*Problem requirements*:
Below are lines of data, and only some are wanted. Please repeat exactly those from the line that has "((SLOT && PACKDST)" through the line that has "const uint32_t e = sdig[j], p".

═════ Data for this exercise

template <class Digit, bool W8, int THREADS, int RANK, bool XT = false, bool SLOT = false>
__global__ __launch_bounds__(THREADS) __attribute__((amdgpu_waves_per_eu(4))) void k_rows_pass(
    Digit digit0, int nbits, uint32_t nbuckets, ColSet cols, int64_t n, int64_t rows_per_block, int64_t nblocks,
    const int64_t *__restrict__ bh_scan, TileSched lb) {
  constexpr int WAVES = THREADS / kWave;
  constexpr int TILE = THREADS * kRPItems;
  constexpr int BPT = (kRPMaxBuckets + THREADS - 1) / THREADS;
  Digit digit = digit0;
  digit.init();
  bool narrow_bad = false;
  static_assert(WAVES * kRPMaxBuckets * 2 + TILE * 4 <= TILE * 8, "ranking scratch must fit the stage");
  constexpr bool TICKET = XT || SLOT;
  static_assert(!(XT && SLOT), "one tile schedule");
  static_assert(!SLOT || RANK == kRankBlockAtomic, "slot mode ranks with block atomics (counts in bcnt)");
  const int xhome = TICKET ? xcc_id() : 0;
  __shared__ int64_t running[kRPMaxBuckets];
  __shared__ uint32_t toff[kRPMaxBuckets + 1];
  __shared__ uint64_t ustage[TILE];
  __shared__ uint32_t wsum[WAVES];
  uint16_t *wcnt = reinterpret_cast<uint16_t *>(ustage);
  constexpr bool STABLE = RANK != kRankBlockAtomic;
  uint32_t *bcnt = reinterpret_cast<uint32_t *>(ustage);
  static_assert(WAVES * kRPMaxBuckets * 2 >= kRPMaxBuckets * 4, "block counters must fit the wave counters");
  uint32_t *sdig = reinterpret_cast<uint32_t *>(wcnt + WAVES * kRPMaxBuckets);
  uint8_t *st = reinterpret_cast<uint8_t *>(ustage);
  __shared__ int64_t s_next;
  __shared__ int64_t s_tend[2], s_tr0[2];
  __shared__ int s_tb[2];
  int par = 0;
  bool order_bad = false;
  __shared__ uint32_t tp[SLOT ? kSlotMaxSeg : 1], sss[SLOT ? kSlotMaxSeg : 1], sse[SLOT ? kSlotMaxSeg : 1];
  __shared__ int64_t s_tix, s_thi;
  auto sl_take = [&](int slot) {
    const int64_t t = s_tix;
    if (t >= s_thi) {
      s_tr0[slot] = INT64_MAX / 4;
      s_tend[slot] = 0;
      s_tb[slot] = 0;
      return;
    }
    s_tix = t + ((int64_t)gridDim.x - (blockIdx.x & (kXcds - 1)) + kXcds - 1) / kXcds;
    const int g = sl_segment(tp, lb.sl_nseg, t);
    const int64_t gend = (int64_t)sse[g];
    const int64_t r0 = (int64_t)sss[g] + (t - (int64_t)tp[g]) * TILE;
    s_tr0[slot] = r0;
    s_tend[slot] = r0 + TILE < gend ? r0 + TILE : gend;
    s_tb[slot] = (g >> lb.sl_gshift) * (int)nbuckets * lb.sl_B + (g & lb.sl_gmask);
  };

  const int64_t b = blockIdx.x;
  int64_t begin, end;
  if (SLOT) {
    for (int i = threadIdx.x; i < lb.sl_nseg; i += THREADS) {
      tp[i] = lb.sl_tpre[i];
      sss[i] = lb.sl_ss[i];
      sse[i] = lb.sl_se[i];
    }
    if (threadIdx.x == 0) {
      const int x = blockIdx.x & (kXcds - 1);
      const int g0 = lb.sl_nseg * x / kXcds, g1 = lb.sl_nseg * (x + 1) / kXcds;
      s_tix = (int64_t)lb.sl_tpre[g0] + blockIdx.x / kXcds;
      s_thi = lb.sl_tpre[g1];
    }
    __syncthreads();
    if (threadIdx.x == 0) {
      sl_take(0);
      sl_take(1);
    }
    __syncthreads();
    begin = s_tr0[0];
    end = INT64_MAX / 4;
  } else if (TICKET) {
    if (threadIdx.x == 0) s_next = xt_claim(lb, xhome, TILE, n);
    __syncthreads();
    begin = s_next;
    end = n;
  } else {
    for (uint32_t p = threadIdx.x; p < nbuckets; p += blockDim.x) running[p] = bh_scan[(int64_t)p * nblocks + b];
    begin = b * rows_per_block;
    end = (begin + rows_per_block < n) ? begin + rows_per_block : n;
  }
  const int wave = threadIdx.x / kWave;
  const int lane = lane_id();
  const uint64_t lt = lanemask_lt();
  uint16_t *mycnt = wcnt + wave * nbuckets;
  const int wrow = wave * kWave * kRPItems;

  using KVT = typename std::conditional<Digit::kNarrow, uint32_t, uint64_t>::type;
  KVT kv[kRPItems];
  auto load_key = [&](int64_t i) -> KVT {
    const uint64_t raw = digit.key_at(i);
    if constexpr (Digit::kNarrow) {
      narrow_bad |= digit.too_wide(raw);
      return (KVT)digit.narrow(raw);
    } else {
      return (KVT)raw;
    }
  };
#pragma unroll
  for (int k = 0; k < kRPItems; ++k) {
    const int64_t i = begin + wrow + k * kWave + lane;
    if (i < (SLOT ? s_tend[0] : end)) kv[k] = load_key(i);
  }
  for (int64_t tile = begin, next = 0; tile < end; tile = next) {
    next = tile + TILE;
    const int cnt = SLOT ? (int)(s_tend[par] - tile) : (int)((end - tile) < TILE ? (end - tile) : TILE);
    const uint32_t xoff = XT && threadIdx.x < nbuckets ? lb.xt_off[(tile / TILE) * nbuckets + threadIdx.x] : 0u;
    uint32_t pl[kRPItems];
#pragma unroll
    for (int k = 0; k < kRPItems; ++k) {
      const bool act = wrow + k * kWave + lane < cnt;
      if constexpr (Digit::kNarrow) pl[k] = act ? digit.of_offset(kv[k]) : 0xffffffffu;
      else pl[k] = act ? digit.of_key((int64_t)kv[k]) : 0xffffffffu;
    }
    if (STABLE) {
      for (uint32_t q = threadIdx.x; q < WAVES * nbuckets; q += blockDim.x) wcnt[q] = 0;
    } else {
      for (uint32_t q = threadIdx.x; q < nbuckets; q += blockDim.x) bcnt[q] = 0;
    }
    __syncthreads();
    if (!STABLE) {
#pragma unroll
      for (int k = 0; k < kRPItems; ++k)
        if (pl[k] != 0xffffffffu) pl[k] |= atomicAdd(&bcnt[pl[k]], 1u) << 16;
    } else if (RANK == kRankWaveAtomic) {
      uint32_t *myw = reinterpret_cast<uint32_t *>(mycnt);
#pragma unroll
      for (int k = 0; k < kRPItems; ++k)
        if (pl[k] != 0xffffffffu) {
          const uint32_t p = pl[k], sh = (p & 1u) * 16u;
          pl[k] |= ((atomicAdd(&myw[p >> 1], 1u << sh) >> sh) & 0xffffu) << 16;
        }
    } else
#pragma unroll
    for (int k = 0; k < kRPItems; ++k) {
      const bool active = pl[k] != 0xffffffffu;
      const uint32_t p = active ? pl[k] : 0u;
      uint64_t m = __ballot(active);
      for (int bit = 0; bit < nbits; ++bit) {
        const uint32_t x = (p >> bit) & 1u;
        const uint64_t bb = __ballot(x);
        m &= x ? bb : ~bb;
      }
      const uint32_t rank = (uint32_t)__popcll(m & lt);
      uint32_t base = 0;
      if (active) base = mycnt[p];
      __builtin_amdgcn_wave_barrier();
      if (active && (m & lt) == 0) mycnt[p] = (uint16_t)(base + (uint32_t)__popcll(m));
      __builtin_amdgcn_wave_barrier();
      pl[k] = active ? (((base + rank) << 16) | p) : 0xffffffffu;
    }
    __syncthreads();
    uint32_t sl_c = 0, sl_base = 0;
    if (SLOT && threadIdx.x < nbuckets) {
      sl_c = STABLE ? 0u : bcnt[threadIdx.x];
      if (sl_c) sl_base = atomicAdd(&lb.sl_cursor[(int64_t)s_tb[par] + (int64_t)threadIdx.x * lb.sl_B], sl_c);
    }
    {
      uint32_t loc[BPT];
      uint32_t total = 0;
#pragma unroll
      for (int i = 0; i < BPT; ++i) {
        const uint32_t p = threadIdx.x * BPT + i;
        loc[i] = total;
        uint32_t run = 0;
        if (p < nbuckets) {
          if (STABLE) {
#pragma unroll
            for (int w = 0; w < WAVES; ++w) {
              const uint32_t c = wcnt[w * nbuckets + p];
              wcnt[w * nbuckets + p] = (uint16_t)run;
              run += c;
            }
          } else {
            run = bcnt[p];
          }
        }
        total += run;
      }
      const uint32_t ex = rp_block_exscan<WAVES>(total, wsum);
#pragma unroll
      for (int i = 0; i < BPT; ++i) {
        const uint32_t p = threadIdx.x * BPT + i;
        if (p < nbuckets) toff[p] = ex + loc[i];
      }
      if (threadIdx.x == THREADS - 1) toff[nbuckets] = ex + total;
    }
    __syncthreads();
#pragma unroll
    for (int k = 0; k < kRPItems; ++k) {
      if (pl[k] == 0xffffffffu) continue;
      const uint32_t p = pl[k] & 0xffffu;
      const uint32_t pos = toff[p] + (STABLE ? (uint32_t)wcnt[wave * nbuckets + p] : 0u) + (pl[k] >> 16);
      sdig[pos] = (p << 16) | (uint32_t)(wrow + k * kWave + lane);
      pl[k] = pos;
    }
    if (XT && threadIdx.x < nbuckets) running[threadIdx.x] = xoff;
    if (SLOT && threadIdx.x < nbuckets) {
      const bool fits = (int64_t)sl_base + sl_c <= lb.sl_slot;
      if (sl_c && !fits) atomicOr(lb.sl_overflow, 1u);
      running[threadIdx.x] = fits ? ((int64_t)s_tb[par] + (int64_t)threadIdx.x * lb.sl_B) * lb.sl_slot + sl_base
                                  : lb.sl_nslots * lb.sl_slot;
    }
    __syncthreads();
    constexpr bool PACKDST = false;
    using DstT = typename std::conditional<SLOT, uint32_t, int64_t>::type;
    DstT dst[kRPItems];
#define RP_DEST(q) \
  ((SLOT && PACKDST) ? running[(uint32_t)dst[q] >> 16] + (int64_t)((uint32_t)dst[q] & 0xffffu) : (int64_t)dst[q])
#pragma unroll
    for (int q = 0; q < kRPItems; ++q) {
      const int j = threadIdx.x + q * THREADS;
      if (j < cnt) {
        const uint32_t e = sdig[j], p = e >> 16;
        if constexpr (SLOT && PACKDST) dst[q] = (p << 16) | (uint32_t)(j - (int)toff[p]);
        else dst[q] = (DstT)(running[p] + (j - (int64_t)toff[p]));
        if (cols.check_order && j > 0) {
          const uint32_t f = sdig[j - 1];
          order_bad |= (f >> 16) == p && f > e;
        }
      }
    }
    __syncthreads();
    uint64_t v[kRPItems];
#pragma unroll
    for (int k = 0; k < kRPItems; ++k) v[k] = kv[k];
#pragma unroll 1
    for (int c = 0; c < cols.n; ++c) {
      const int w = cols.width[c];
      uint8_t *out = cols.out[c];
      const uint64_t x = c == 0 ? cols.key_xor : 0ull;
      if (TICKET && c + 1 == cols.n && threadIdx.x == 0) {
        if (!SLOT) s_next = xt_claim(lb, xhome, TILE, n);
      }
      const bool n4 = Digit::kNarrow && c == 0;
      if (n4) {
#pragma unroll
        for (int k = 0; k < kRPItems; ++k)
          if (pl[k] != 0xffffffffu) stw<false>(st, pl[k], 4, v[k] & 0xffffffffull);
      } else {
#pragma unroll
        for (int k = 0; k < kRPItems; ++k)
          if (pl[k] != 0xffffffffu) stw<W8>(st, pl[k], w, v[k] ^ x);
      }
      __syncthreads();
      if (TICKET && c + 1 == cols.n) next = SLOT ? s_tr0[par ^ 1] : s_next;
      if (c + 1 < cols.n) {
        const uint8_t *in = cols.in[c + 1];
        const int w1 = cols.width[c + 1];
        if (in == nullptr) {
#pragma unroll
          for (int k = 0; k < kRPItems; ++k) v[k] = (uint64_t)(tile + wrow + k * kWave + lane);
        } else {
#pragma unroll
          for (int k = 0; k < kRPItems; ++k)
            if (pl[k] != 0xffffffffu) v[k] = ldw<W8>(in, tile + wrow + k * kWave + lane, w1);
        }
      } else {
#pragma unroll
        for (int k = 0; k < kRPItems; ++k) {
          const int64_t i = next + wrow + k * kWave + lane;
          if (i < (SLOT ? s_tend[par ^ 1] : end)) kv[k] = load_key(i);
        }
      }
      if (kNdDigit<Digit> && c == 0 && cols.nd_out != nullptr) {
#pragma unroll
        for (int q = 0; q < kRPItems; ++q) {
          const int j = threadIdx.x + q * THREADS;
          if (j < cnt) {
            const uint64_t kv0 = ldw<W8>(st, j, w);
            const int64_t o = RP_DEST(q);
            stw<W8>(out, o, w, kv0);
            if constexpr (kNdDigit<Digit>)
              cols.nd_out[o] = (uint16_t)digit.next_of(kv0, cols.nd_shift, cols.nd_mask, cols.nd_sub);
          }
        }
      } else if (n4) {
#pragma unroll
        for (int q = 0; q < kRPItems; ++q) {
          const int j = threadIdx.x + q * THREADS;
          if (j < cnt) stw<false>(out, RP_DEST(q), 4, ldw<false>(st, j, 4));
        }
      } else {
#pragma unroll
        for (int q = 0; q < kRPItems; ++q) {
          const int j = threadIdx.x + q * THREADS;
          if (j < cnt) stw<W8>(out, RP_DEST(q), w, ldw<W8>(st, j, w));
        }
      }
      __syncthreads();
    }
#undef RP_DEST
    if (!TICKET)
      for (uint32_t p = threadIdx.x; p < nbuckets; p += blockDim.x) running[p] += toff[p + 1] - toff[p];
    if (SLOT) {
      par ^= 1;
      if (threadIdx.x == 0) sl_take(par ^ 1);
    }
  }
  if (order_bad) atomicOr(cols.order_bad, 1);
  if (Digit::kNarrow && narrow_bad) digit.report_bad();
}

══════════

*Final answer*:
  ((SLOT && PACKDST) ? running[(uint32_t)dst[q] >> 16] + (int64_t)((uint32_t)dst[q] & 0xffffu) : (int64_t)dst[q])
#pragma unroll
    for (int q = 0; q < kRPItems; ++q) {
      const int j = threadIdx.x + q * THREADS;
      if (j < cnt) {
        const uint32_t e = sdig[j], p = e >> 16;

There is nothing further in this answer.